#### Extracted data:

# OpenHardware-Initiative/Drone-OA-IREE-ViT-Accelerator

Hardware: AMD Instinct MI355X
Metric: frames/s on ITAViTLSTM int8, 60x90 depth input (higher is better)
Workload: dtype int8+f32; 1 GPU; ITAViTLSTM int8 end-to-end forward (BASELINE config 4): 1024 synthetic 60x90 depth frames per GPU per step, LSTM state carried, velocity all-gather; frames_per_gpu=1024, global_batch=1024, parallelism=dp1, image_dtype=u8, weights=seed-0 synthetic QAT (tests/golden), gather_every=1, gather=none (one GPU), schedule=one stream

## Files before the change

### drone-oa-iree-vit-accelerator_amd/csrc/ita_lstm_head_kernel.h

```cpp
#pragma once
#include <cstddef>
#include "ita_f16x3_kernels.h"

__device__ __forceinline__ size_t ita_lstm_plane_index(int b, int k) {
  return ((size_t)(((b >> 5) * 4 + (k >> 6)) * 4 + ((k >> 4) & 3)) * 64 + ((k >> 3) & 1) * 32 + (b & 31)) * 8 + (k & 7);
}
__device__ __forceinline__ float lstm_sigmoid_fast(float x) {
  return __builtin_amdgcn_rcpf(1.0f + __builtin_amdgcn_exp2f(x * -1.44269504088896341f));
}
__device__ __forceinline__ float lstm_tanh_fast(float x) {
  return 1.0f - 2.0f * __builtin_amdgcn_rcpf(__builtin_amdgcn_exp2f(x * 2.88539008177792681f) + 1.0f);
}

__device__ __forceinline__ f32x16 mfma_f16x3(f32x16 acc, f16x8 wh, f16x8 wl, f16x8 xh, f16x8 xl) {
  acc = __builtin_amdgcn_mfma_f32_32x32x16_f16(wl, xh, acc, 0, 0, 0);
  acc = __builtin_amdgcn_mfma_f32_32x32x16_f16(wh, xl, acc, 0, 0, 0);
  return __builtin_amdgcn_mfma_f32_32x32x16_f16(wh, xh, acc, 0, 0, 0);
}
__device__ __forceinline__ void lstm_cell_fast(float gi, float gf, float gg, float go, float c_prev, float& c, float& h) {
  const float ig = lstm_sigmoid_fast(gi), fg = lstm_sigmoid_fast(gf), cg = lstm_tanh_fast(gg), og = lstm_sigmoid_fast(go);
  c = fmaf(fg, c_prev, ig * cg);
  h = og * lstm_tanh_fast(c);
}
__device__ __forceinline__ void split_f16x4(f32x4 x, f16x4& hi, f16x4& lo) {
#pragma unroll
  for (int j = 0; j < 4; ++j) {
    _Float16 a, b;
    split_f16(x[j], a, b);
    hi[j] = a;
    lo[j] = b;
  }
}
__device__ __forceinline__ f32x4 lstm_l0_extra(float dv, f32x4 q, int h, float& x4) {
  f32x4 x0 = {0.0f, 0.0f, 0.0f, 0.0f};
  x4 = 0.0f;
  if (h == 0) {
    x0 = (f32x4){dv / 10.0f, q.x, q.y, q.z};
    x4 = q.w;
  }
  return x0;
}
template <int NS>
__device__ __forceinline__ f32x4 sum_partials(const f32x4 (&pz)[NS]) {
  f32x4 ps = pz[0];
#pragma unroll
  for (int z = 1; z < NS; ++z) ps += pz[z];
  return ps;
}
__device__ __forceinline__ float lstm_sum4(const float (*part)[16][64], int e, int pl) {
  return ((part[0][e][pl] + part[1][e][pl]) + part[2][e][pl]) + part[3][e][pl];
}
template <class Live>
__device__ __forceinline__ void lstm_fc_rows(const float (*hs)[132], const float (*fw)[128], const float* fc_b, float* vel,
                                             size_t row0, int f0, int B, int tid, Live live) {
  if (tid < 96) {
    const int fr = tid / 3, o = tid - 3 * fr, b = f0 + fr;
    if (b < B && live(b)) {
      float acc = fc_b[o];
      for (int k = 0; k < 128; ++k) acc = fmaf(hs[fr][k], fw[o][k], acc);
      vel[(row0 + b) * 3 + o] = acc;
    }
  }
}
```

==

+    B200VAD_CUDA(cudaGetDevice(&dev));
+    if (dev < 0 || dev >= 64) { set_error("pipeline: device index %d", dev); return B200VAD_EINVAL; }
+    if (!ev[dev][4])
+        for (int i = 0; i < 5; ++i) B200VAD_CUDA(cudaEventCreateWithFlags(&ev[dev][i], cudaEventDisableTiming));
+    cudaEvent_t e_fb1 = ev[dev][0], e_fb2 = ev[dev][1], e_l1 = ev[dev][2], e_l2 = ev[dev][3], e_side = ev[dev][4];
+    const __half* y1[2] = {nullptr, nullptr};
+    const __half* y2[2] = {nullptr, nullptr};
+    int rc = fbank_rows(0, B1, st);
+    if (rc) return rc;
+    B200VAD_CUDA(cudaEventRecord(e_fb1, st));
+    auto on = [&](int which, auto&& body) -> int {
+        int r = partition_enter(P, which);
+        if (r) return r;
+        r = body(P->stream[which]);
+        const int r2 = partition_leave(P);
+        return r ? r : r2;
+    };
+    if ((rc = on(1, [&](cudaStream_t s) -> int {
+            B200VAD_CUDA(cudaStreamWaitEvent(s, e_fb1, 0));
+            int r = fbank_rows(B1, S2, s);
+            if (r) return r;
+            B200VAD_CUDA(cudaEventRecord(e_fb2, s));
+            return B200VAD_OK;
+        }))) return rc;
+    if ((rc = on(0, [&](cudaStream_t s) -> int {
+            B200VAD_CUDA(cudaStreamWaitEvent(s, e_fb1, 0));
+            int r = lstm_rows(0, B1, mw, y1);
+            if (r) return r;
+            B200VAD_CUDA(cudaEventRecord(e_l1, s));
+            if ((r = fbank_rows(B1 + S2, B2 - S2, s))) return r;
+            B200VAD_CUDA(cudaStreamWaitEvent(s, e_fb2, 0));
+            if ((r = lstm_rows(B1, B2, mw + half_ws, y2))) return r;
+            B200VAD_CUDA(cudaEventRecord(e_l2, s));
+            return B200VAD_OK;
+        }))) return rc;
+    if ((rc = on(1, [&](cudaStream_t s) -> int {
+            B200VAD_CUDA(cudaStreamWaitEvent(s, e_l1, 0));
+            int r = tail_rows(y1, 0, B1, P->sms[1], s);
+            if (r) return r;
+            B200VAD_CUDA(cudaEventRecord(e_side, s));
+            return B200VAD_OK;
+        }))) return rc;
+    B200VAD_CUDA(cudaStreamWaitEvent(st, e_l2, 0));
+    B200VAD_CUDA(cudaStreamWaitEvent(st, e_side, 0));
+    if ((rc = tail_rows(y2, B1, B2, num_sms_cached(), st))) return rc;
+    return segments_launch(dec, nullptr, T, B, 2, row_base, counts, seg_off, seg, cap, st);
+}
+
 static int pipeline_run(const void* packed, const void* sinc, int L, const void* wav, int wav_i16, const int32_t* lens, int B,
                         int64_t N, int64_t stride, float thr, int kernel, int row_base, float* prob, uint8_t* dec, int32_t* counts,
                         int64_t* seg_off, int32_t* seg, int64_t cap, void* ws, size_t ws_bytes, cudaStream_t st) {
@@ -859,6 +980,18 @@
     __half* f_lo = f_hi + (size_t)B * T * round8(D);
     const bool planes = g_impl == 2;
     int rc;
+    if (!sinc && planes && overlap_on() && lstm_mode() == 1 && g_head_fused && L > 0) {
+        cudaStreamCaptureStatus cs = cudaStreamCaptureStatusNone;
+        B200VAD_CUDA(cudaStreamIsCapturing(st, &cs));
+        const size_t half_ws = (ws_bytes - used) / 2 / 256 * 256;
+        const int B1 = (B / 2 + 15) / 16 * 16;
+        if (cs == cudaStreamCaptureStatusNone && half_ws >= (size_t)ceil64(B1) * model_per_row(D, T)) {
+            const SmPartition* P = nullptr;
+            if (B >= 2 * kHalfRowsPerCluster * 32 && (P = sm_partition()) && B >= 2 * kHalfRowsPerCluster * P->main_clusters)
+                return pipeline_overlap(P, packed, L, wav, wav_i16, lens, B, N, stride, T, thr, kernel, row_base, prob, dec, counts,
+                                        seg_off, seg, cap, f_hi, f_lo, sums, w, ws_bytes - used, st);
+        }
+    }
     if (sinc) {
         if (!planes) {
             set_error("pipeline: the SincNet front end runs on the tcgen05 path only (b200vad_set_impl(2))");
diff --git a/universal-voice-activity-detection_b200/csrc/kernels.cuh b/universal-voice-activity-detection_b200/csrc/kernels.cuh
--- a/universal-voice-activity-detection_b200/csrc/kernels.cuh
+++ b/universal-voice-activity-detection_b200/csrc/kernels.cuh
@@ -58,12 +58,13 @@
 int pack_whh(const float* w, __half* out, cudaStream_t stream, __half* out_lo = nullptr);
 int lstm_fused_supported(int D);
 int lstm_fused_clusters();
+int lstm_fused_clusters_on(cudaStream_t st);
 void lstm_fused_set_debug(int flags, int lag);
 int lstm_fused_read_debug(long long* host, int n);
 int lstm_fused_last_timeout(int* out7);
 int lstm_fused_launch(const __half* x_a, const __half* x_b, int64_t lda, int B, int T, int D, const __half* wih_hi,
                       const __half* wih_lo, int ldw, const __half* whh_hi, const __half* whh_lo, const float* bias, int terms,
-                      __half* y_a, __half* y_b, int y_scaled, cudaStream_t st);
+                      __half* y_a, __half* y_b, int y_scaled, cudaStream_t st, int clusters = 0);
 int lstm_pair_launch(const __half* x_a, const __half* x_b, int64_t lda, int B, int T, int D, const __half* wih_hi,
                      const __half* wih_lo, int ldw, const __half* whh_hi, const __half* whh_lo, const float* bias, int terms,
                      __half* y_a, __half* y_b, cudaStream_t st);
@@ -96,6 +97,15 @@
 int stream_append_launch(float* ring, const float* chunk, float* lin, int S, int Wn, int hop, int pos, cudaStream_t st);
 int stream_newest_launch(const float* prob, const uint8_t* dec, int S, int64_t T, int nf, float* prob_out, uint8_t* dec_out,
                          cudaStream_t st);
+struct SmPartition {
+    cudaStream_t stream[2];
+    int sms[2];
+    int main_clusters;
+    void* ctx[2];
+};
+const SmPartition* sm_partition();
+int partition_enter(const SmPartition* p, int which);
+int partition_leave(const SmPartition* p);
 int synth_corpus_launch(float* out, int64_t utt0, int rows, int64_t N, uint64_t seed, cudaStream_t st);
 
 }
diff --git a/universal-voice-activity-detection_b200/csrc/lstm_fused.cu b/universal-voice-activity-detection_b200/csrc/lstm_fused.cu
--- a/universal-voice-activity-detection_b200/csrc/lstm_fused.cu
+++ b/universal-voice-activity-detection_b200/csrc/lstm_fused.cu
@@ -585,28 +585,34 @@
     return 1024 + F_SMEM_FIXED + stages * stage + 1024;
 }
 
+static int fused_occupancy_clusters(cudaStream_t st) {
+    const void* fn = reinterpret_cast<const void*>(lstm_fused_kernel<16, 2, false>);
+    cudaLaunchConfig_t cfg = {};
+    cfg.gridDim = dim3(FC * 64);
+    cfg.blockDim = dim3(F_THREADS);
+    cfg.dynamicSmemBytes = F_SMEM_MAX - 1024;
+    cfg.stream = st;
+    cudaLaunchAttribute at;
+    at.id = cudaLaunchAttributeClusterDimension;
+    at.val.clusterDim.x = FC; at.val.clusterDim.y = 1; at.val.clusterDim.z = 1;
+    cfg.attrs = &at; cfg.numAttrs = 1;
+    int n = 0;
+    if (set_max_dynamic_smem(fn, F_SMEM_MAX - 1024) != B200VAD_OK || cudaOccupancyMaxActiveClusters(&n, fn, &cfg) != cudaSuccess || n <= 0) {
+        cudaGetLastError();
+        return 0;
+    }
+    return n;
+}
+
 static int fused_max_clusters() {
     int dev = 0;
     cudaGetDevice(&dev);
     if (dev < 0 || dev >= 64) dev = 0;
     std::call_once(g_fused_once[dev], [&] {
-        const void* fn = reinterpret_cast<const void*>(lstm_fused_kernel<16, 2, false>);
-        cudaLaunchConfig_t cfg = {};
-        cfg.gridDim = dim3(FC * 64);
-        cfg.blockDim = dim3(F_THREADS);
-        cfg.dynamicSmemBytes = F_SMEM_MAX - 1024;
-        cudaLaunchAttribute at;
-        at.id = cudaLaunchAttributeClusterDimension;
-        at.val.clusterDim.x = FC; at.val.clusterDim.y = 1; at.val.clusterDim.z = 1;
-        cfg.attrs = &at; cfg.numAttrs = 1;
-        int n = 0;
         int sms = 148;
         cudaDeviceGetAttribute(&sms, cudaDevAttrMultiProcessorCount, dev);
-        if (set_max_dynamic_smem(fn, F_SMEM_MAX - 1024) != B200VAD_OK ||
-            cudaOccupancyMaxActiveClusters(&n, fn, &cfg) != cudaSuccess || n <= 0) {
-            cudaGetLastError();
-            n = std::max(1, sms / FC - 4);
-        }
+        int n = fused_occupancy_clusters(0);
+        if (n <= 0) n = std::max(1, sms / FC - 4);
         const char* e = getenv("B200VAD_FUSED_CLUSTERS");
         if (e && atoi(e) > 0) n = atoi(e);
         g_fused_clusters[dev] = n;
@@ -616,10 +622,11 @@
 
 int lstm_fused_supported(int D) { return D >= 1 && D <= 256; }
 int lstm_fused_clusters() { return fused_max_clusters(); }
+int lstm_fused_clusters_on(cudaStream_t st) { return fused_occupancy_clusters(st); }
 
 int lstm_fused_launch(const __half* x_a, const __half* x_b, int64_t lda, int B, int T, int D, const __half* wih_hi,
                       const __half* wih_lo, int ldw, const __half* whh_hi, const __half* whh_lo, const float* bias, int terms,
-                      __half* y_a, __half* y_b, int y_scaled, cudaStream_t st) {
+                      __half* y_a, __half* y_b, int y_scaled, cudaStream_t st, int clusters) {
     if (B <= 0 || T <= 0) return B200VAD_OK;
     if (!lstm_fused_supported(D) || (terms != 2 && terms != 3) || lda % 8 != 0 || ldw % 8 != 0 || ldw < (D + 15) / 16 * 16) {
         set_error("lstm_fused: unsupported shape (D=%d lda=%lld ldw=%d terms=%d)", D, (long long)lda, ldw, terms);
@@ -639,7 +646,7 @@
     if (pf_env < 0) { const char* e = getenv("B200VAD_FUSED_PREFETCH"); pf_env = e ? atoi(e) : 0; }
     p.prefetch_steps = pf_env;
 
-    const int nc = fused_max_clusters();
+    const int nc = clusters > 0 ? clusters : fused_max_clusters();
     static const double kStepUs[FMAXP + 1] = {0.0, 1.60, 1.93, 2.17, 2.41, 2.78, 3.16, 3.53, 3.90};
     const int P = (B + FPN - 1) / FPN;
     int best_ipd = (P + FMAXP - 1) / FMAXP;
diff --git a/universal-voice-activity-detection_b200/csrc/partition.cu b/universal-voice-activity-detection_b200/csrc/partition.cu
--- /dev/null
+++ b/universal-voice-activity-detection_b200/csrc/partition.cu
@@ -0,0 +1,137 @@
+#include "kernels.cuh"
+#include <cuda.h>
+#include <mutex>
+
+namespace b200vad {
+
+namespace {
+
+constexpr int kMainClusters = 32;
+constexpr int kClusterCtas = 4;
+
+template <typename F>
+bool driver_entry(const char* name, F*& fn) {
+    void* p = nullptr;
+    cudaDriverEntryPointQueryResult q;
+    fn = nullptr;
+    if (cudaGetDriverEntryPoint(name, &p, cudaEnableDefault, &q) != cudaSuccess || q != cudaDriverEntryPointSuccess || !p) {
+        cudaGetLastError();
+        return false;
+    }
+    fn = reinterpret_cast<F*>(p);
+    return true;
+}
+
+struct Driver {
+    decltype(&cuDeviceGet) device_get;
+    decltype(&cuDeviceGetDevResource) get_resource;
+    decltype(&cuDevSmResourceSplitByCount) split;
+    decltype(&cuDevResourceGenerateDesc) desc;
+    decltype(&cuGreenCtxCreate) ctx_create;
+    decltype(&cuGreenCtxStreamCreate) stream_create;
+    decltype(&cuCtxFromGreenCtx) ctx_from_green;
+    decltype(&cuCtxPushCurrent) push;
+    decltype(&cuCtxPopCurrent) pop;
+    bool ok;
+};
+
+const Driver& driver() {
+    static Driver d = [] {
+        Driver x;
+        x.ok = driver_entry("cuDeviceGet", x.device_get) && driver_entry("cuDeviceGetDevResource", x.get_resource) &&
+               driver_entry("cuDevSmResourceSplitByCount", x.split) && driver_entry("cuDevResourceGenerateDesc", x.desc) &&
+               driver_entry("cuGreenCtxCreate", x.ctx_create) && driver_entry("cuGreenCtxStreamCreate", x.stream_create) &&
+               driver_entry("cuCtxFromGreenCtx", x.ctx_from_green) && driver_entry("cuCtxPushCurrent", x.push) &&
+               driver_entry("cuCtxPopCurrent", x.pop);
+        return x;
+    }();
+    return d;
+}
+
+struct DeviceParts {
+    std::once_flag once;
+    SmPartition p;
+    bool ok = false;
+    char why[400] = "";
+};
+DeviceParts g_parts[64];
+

--

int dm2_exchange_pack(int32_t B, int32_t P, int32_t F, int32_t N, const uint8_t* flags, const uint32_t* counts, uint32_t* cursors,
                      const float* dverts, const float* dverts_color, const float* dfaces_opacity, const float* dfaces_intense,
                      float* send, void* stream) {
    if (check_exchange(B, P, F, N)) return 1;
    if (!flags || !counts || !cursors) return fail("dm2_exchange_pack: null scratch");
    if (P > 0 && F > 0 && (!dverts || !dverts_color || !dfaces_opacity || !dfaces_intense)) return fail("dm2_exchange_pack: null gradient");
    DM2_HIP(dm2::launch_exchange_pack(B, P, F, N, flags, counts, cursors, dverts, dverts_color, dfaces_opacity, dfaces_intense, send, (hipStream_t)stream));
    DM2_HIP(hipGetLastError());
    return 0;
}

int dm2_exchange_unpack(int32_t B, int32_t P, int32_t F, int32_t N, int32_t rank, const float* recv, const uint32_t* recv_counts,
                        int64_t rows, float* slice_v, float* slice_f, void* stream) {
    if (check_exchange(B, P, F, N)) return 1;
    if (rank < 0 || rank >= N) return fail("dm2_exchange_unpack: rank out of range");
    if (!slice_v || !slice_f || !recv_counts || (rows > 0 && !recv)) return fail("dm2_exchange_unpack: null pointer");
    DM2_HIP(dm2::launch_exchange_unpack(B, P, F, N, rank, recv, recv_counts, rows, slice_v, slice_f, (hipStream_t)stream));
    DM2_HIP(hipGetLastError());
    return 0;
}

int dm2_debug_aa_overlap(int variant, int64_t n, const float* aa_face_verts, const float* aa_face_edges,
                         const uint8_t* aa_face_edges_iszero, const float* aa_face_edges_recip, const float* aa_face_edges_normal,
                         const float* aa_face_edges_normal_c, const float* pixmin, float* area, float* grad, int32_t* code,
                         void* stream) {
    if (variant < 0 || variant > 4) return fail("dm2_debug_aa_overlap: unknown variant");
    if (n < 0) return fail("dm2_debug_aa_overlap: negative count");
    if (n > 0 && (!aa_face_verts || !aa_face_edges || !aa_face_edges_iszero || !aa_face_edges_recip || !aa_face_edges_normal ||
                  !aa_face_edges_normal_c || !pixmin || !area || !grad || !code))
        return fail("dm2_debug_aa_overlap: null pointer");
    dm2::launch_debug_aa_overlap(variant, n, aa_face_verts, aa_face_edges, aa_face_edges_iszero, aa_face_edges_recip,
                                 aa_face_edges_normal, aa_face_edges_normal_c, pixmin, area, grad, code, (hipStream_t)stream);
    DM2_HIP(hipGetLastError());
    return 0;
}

#### Problem statement:
Set down, unchanged, only those lines above that fall between the line with "# OpenHardware-Initiative/Drone-OA-IREE-ViT-Accelerator" and the line with "Metric: frames/s on", the two end lines included.

#### Result:
# OpenHardware-Initiative/Drone-OA-IREE-ViT-Accelerator

Hardware: AMD Instinct MI355X
Metric: frames/s on ITAViTLSTM int8, 60x90 depth input (higher is better)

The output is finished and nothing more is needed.